Photo by Jason Denning via Stocksy

We used experimental data to increase a blockchain’s transactions per second by 35%.

Consider the scale of the global consumer economy: Mastercard processes about 22 million transactions every single hour. That’s 6200 transactions per second, i.e. about two-thirds of the 9,000 TPS (transactions per second) that Visa processes. Both of those companies are highly centralized institutions that act as single points of failure for the vast majority of monetary transactions taking place today. Of course, decentralized alternatives exist, but even if those cryptocurrency networks were user-friendly enough for everyday use, they’d have to be heavily optimized before being able to overtake traditional means of settling payments.
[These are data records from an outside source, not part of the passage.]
template <int MB, int NB>
struct ResidPre {
    float x[MB][16][NB];
    float bias[NB], gate[NB];
    uint32_t keep[MB][4];
};
template <int MB, int NB>
__device__ __forceinline__ void resid_preload(const F5GemmArgs& p, ResidPre<MB, NB>& q, int row0, int colbase, int lane) {
    const int hi = lane >> 5, lcol = lane & 31;
    const bool keep_words = p.rowkeep != nullptr && (reinterpret_cast<uintptr_t>(p.rowkeep) & 3) == 0;
#pragma unroll
    for (int nb = 0; nb < NB; ++nb) {
        const int c = colbase + nb * 32 + lcol;
        const bool ok = c < p.N;
        q.bias[nb] = (p.bias != nullptr && ok) ? p.bias[c] : 0.0f;
        q.gate[nb] = ok ? p.gate[c] : 0.0f;
// ... 198 lines not shown
        pa[ks] = &smem[0][0] + swz_off(wm * (32 * MB) + frow, ks * 2 + fk);
        pb[ks] = &smem[0][0] + BMt * BK + swz_off(wn * (32 * NB) + frow, ks * 2 + fk);
    }
    static_assert(2 * (BMt + BNt) * BK * 2 <= 65536, "both buffers must be addressable by ds_read immediates");
#define REG_STEP(CUR, tt_)                                                                                    \
    {                                                                                                         \
        if ((tt_) + 1 < T) LOAD_TILE();                                                                       \
        _Pragma("unroll") for (int ks = 0; ks < 4; ++ks) {                                                    \
            op16x8 af[MB], bfr[NB];                                                                           \
            _Pragma("unroll") for (int mb = 0; mb < MB; ++mb)                                                 \
                af[mb] = *reinterpret_cast<const op16x8*>(pa[ks] + (CUR) * (BMt + BNt) * BK + mb * 32 * BK);  \
            _Pragma("unroll") for (int nb = 0; nb < NB; ++nb)                                                 \
                bfr[nb] = *reinterpret_cast<const op16x8*>(pb[ks] + (CUR) * (BMt + BNt) * BK + nb * 32 * BK); \
            _Pragma("unroll") for (int mb = 0; mb < MB; ++mb)                                                 \
                _Pragma("unroll") for (int nb = 0; nb < NB; ++nb)                                             \
                    acc[mb][nb] = F5_MFMA32(af[mb], bfr[nb], acc[mb][nb], 0, 0, 0); \
        }                                                                                                     \
        if ((tt_) + 1 < T) STORE_TILE(1 - (CUR));                                                             \
        __syncthreads();                                                                                      \
    }
    for (int tt = 0; tt < T; tt += 2) {
        REG_STEP(0, tt);
        if (tt + 1 < T) REG_STEP(1, tt + 1);
    }
#undef REG_STEP
#undef LOAD_TILE
#undef STORE_TILE

    if (small_tile_staged<EPI, NB>() && n0 + BNt <= p.N && (p.debug_flags & 2) == 0) {
        static_assert(!small_tile_staged<EPI, NB>() || 4 * small_tile_stage_elems<NB>() <= 2 * (BMt + BNt) * BK, "staging fits");
        __syncthreads();
        staged_epilogue_bf16<EPI, MB, NB>(p, acc, &smem[0][0] + wave * small_tile_stage_elems<NB>(), m0 + wm * (32 * MB),
                                          n0 + wn * (32 * NB), lane);
        return;
    }
    gemm_epilogue<EPI, MB, NB>(p, acc, m0, n0, wm, wn, lane);
    if (EPI == EPI_RESID_GATE && p.ln_counter) resid_ln_tail(p, tm, BMt, (p.N + BNt - 1) / BNt);
}

int f5_gemm_order = 0;
static bool gemm_mfast(const F5GemmArgs& a) {
    if (f5_gemm_order == 1) return false;
    if (f5_gemm_order == 2) return true;
    const size_t a_bytes = (size_t)(a.a_row_mod > 0 ? a.a_row_mod : a.M) * a.K * 2 * (a.nseg == 3 ? 2 : 1);
    return a_bytes <= (size_t)4 << 20;
}
static int ring_order(const F5GemmArgs& a, int tiles_m, int tiles_n) {
    const bool band_ok = tiles_n % 4 == 0 && tiles_n >= 8 && (long)tiles_m * tiles_n <= 512 && tiles_m >= 8;
    if ((f5_gemm_order == 3 || f5_gemm_order == 0) && band_ok) return tiles_n | (4 << 20);
    if (f5_gemm_order == 3) return tiles_n;
    return gemm_mfast(a) ? -tiles_m : tiles_n;
}

template <int EPI, int MB, int NB, int NST, int WM = 2, int WN = 2, int KS = 1, int ABL = 0, int FOLD = 0>
__global__ __launch_bounds__(64 * WM * WN * KS) void f5_gemm_ring_kernel(F5GemmArgs p, int tiles_n, int ntiles) {
    constexpr int NTG = 64 * WM * WN;
    constexpr int BMt = 32 * MB * WM, BNt = 32 * NB * WN;
    constexpr int NA = BMt * 8 / NTG, NW = BNt * 8 / NTG;
    static_assert(NA * NTG == BMt * 8 && NW * NTG == BNt * 8, "tile rows must divide over the threads");
    constexpr int G = NA + NW;
    constexpr int STAGE = (BMt + BNt) * BK;
    constexpr int RING = NST * STAGE;
    static_assert(KS * RING * 2 <= 160 * 1024, "LDS budget");
    __shared__ __attribute__((aligned(16))) op16_t smem_all[KS * RING];

    asm volatile("" ::"s"(p.A[0]), "s"(p.W[0]), "s"(p.lda), "s"(p.ldw), "s"(p.K), "s"(p.nseg), "s"(p.M), "s"(p.N), "s"(p.a_row_mod),
                 "s"(p.debug_flags), "s"(tiles_n), "s"(ntiles));
    if (EPI == EPI_RESID_GATE)
        asm volatile("" ::"s"(p.bias), "s"(p.out_f32), "s"(p.ldo), "s"(p.gate), "s"(p.rowkeep), "s"(p.ln_counter));
    const int bid = blockIdx.x;
    const int q = ntiles >> 3, r = ntiles & 7;
    const int xcd = bid & 7, idx = bid >> 3;
    const int tile = (xcd < r ? xcd * (q + 1) : r * (q + 1) + (xcd - r) * q) + idx;
    int tm, tn;
    if (tiles_n >= (1 << 20)) {
        const int band = tiles_n >> 20, tnn = tiles_n & ((1 << 20) - 1);
        const int per_band = band * (ntiles / tnn);
        const int b = tile / per_band, rem = tile - b * per_band;
        tm = rem / band;
        tn = b * band + (rem - tm * band);
    } else if (tiles_n > 0) {
        tm = tile / tiles_n;
        tn = tile - tm * tiles_n;
    } else {
        tn = tile / (-tiles_n);
        tm = tile - tn * (-tiles_n);
    }
    const int m0 = tm * BMt, n0 = tn * BNt;

    const int tid = threadIdx.x;
    const int lane = tid & 63;
    const int wave_all = __builtin_amdgcn_readfirstlane(tid >> 6);
    const int grp = wave_all / (WM * WN), wave = wave_all % (WM * WN);
    const int tg = tid - grp * NTG;
    const int wm = wave / WN, wn = wave % WN;
    op16_t* smem = smem_all + grp * RING;

    uint32_t a_src[NA], w_src[NW];
    int a_dst[NA], w_dst[NW];
#pragma unroll
    for (int i = 0; i < NA; ++i) {
        const int q_ = i * NTG + tg;
        const int row = q_ >> 3, chunk = (q_ & 7) ^ ((row >> 1) & 7);
        int gr = m0 + row;
        if (gr > p.M - 1) gr = p.M - 1;
        if (p.a_row_mod > 0) gr = gr % p.a_row_mod;
        a_src[i] = ((uint32_t)gr * (uint32_t)p.lda + chunk * 8) * 2u;
        a_dst[i] = (i * NTG + wave * 64) * 8;
    }
#pragma unroll
    for (int i = 0; i < NW; ++i) {
        const int q_ = i * NTG + tg;
        const int row = q_ >> 3, chunk = (q_ & 7) ^ ((row >> 1) & 7);
        w_src[i] = ((uint32_t)(n0 + row) * (uint32_t)p.ldw + chunk * 8) * 2u;
        w_dst[i] = BMt * BK + (i * NTG + wave * 64) * 8;
    }
    const int kt = p.K / BK;
    const int T = kt * p.nseg;
    const int Tg = T > grp ? (T - grp + KS - 1) / KS : 0;
    const int nit = (T + KS - 1) / KS;
    int is_seg = 0, is_k0 = grp * BK;
    while (is_k0 >= p.K) {
        is_k0 -= p.K;
        ++is_seg;
    }
#define RING_ISSUE(ST_)                                                                                      \
    {                                                                                                        \
        op16_t* st_ = smem + (ST_) * STAGE;                                                                  \
        const char* Ap_ = reinterpret_cast<const char*>((is_seg == 1) ? p.A[1] : p.A[0]);                    \
        const char* Wp_ = reinterpret_cast<const char*>((is_seg == 2) ? p.W[1] : p.W[0]);                    \
        const uint32_t kb_ = (uint32_t)is_k0 * 2u;                                                           \
        _Pragma("unroll") for (int i = 0; i < NA; ++i)                                                       \
            glds16(reinterpret_cast<const op16_t*>(Ap_ + (a_src[i] + kb_)), st_ + a_dst[i]);                 \
        _Pragma("unroll") for (int i = 0; i < NW; ++i)                                                       \
            glds16(reinterpret_cast<const op16_t*>(Wp_ + (w_src[i] + kb_)), st_ + w_dst[i]);                 \
        is_k0 += KS * BK;                                                                                    \
        while (is_k0 >= p.K) {                                          \
            is_k0 -= p.K;                                                                                    \
            ++is_seg;                                                                                        \
        }                                                                                                    \
    }

    f32x16 acc[MB][NB];
#pragma unroll
    for (int i = 0; i < MB; ++i)
#pragma unroll
        for (int j = 0; j < NB; ++j)
#pragma unroll
            for (int e = 0; e < 16; ++e) acc[i][j][e] = 0.0f;

    constexpr bool PRE_RESID = EPI == EPI_RESID_GATE && MB * NB <= 3;
    ResidPre<PRE_RESID ? MB : 1, PRE_RESID ? NB : 1> rpre;
    const bool use_pre = PRE_RESID && p.ln_counter == nullptr && (p.debug_flags & (8 | 256)) == 0;
    constexpr bool SHARE = KS > 1 && NB == KS && FOLD == 0 && EPI != EPI_QKV_ROPE;
    const bool share = SHARE && p.ln_counter == nullptr && (p.debug_flags & (8 | 256)) == 0;
    constexpr bool SHARE_PRE = SHARE && PRE_RESID;
    ResidPre<SHARE_PRE ? MB : 1, 1> rown;
    if constexpr (SHARE_PRE) {
        if (use_pre) resid_preload<MB, 1>(p, rown, m0 + wm * (32 * MB), n0 + wn * (32 * NB) + grp * 32, lane);
    }
    if (PRE_RESID && !SHARE_PRE && use_pre && grp == 0 && FOLD != 1)
        resid_preload<PRE_RESID ? MB : 1, PRE_RESID ? NB : 1>(p, rpre, m0 + wm * (32 * MB), n0 + wn * (32 * NB), lane);
    static_assert(FOLD == 0 || (FOLD == 1 && PRE_RESID && NB == 2) || (FOLD == 2 && EPI == EPI_GELU_TANH && NB == 2 && KS == 1 && WM * WN == 8),
                  "fold producer = the preloaded residual epilogue on 64-column wave tiles; fold consumer = the 8-wave GELU launch");
    ResidStagedPre<FOLD == 1 ? NB : 1> spre_p;
    if constexpr (FOLD == 1) {
        if (grp == 0) resid_staged_preload<NB>(p, spre_p, m0 + wm * (32 * MB), n0 + wn * (32 * NB), lane);
    }
    FoldPre fpre_c;
    fold_prefetch_clear(fpre_c);
    FoldStatsPre<8> spre_c;
    fold_stats_clear(spre_c);
    if constexpr (FOLD == 2) fold_stats_request_tr<1>(p, spre_c, fpre_c, m0 + wm * 32, n0 + wn * 64, lane);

Meanwhile, your local dive bar is losing 2-3% of each sale to processing fees. This eats into their already thin margins and makes it harder for them to compete with a chain that can access economies of scale. If we don’t fix this soon, I’ll lose the only lesbian bar with an eight-dollar burger in a fifty-kilometre radius. Luckily, we run the testnets program for the Cosmos Hub, a crypto chain with a $2 billion dollar market cap, and thus have access to a network of highly-skilled validators that are willing to follow us into various madcap schemes to test out theories for solving scalability and performance issues.

The first step to solving any problem is to quantify it: how many transactions per second can the Cosmos Hub process today? On April 22, we ran a series of load tests (all reports for this slate of load tests are available here) with the aim of answering that question. We spun up a new chain and asked our testnet validators to start validating on it, giving everyone a similar stake. About 35 validators participated in the load tests, or about 20% of the 179-strong active mainnet set. We figure this is a reasonably fair representation of the Hub. Our load test used locust to create a large number of “bank sends” (i.e. the simplest “Alice gives Bob X dollars” type of transaction).
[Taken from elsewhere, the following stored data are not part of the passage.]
+                    f += q2 * q4 * LA[0]; f += q2 * q5 * LA[1]; f += q3 * q4 * LA[2]; f += q3 * q5 * LA[3];
+                    f += -1.0 * nsub_k(k) * sl * divw;
+                    if (f != f) err |= RMX_ERR_NAN_F;
+                    if (!d.skip_f) d.f[ro + s] = f;
+                    fv[k] = f;
+                    vmax = fmax(vmax, f);
+                }
+            }
+            vmax = group_max(vmax, 64);
+            if (lane == 0) d.fmax[rn] = vmax;
+#pragma unroll
+            for (int k = 0; k < NS; k++) { const int s = lane + 64 * k; if (s < d.SP) d.fe[ro + s] = s < S ? exp_fast(fv[k] - vmax) : 0.; }
+        } else {
+            sum = group_sum(sum, 64);
+            if (!(sum > 0.) || sum != sum || sum == INFINITY) err |= RMX_ERR_NAN_POST;
+            double s2 = 0.;
+#pragma unroll
+            for (int k = 0; k < NS; k++) { pv[k] = pv[k] / sum; s2 += pv[k]; }
+            s2 = group_sum(s2, 64);
+#pragma unroll
+            for (int k = 0; k < NS; k++) { const int s = lane + 64 * k; pv[k] = pv[k] / s2; if (MODE != 3 && s < S) d.post[ro + s] = pv[k]; }
+            if (MODE == 1 && d.sig_cnt) {
+                int base_ = 0;
+#pragma unroll
+                for (int k = 0; k < NS; k++) {
+                    const int s = lane + 64 * k;
+                    const bool sg_ = s < S && pv[k] >= RMX_POST_EPS;
+                    const unsigned long long bal_ = __ballot(sg_);
+                    const int pos_ = base_ + __popcll(bal_ & ((1ull << lane) - 1ull));
+                    if (sg_ && pos_ < RMX_SIGK) d.sig_idx[rn * RMX_SIGK + pos_] = (uint16_t)s;
+                    base_ += __popcll(bal_);
+                }
+                if (lane == 0) d.sig_cnt[rn] = base_ <= RMX_SIGK ? (uint8_t)base_ : (uint8_t)255;
+            }
+            double a0 = 0., a1 = 0., b0 = 0., b1 = 0., b2 = 0., b3 = 0., pf = 0., pp = 0.;
+#pragma unroll
+            for (int k = 0; k < NS; k++) {
+                const int s = lane + 64 * k;
+                if (s < S) {
+                    double LT[2], LA[4];
+                    cell(k, LT, LA);
+                    const double ps = pv[k];
+                    a0 += ps * LT[0]; a1 += ps * LT[1];
+                    b0 += ps * LA[0]; b1 += ps * LA[1]; b2 += ps * LA[2]; b3 += ps * LA[3];
+                    if (MODE == 1) {
+                        double f = 0.;
+                        f += q0 * LT[0]; f += q1 * LT[1];
+                        f += q2 * q4 * LA[0]; f += q2 * q5 * LA[1]; f += q3 * q4 * LA[2]; f += q3 * q5 * LA[3];
+                        f += -1.0 * nsub_k(k) * sl * divw;
+                        d.f[ro + s] = f;
+                        pf += ps * f;
+                        pp += ps * (-1.0 * nsub_k(k) * sl * divw);
+                    }
+                }
+            }
+            a0 = group_sum(a0, 64); if (lane == 0) d.A[rn * 2] = a0;
+            a1 = group_sum(a1, 64); if (lane == 0) d.A[rn * 2 + 1] = a1;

We found about 2000 users, each user sending a new transaction every five seconds, to be a sweet spot for load testing: just enough to cause a large volume of failures without overloading the system to where most transactions fail. Here’s an example of one such load test:

A table showing performance statistics for two sets of requests. Each row has the same data: 290,578 total requests, 104,563 failures, an average response time of 412.51 milliseconds (min: 1 ms, max: 3,264 ms), and an average response size of 268.85 bytes. Highlighted in red on the right side are two metrics: RPS (Requests Per Second) at 322.74, and Failures per Second at 116.14.

As you can see, we’re successfully processing about 322 - 116 = 206 transactions per second. That’s 3.3% of Mastercard. When you consider the relative size of either project–Mastercard vs the Cosmos Hub–it’s actually fairly impressive that we’re doing those numbers at all. However, we’re clearly still not at mass-adoption numbers. So, how do we increase throughput? A good starting point for a low-latency high-throughput Golang application is often to optimize memory allocation patterns. An application that asks for a lot of memory then stops using it just as quickly is going to see a lot of garbage collections (a garbage collection is when a program runs out of memory and has to go looking for chunks of memory it’s no longer using; this can stop execution in its tracks, as the program was trying to allocate new memory for a purpose and now has to stop and find room for it), each of which will take time away from transaction processing. We were able to use validator data to identify some of the biggest allocators in the blockchain:

A flame graph visualization titled "Flame graph for gaiad (alloc_objects)" shows memory allocation data for a Go application, likely a Cosmos SDK-based blockchain node. The left panel lists function symbols ranked by self memory allocation, with cosmossdk.io/store/cachekv.NewStore consuming 2.09 billion samples and a total of 3.50 billion. Other high-allocation functions include github.com/tidwall/btree.NewBTreeGOptions, and various CometBFT, Prometheus, and LevelDB methods. The right panel is a color-coded flame graph showing stack traces and allocation contributions, with tall blocks representing cumulative allocation paths. This visual highlights performance hotspots and memory usage sources within the codebase.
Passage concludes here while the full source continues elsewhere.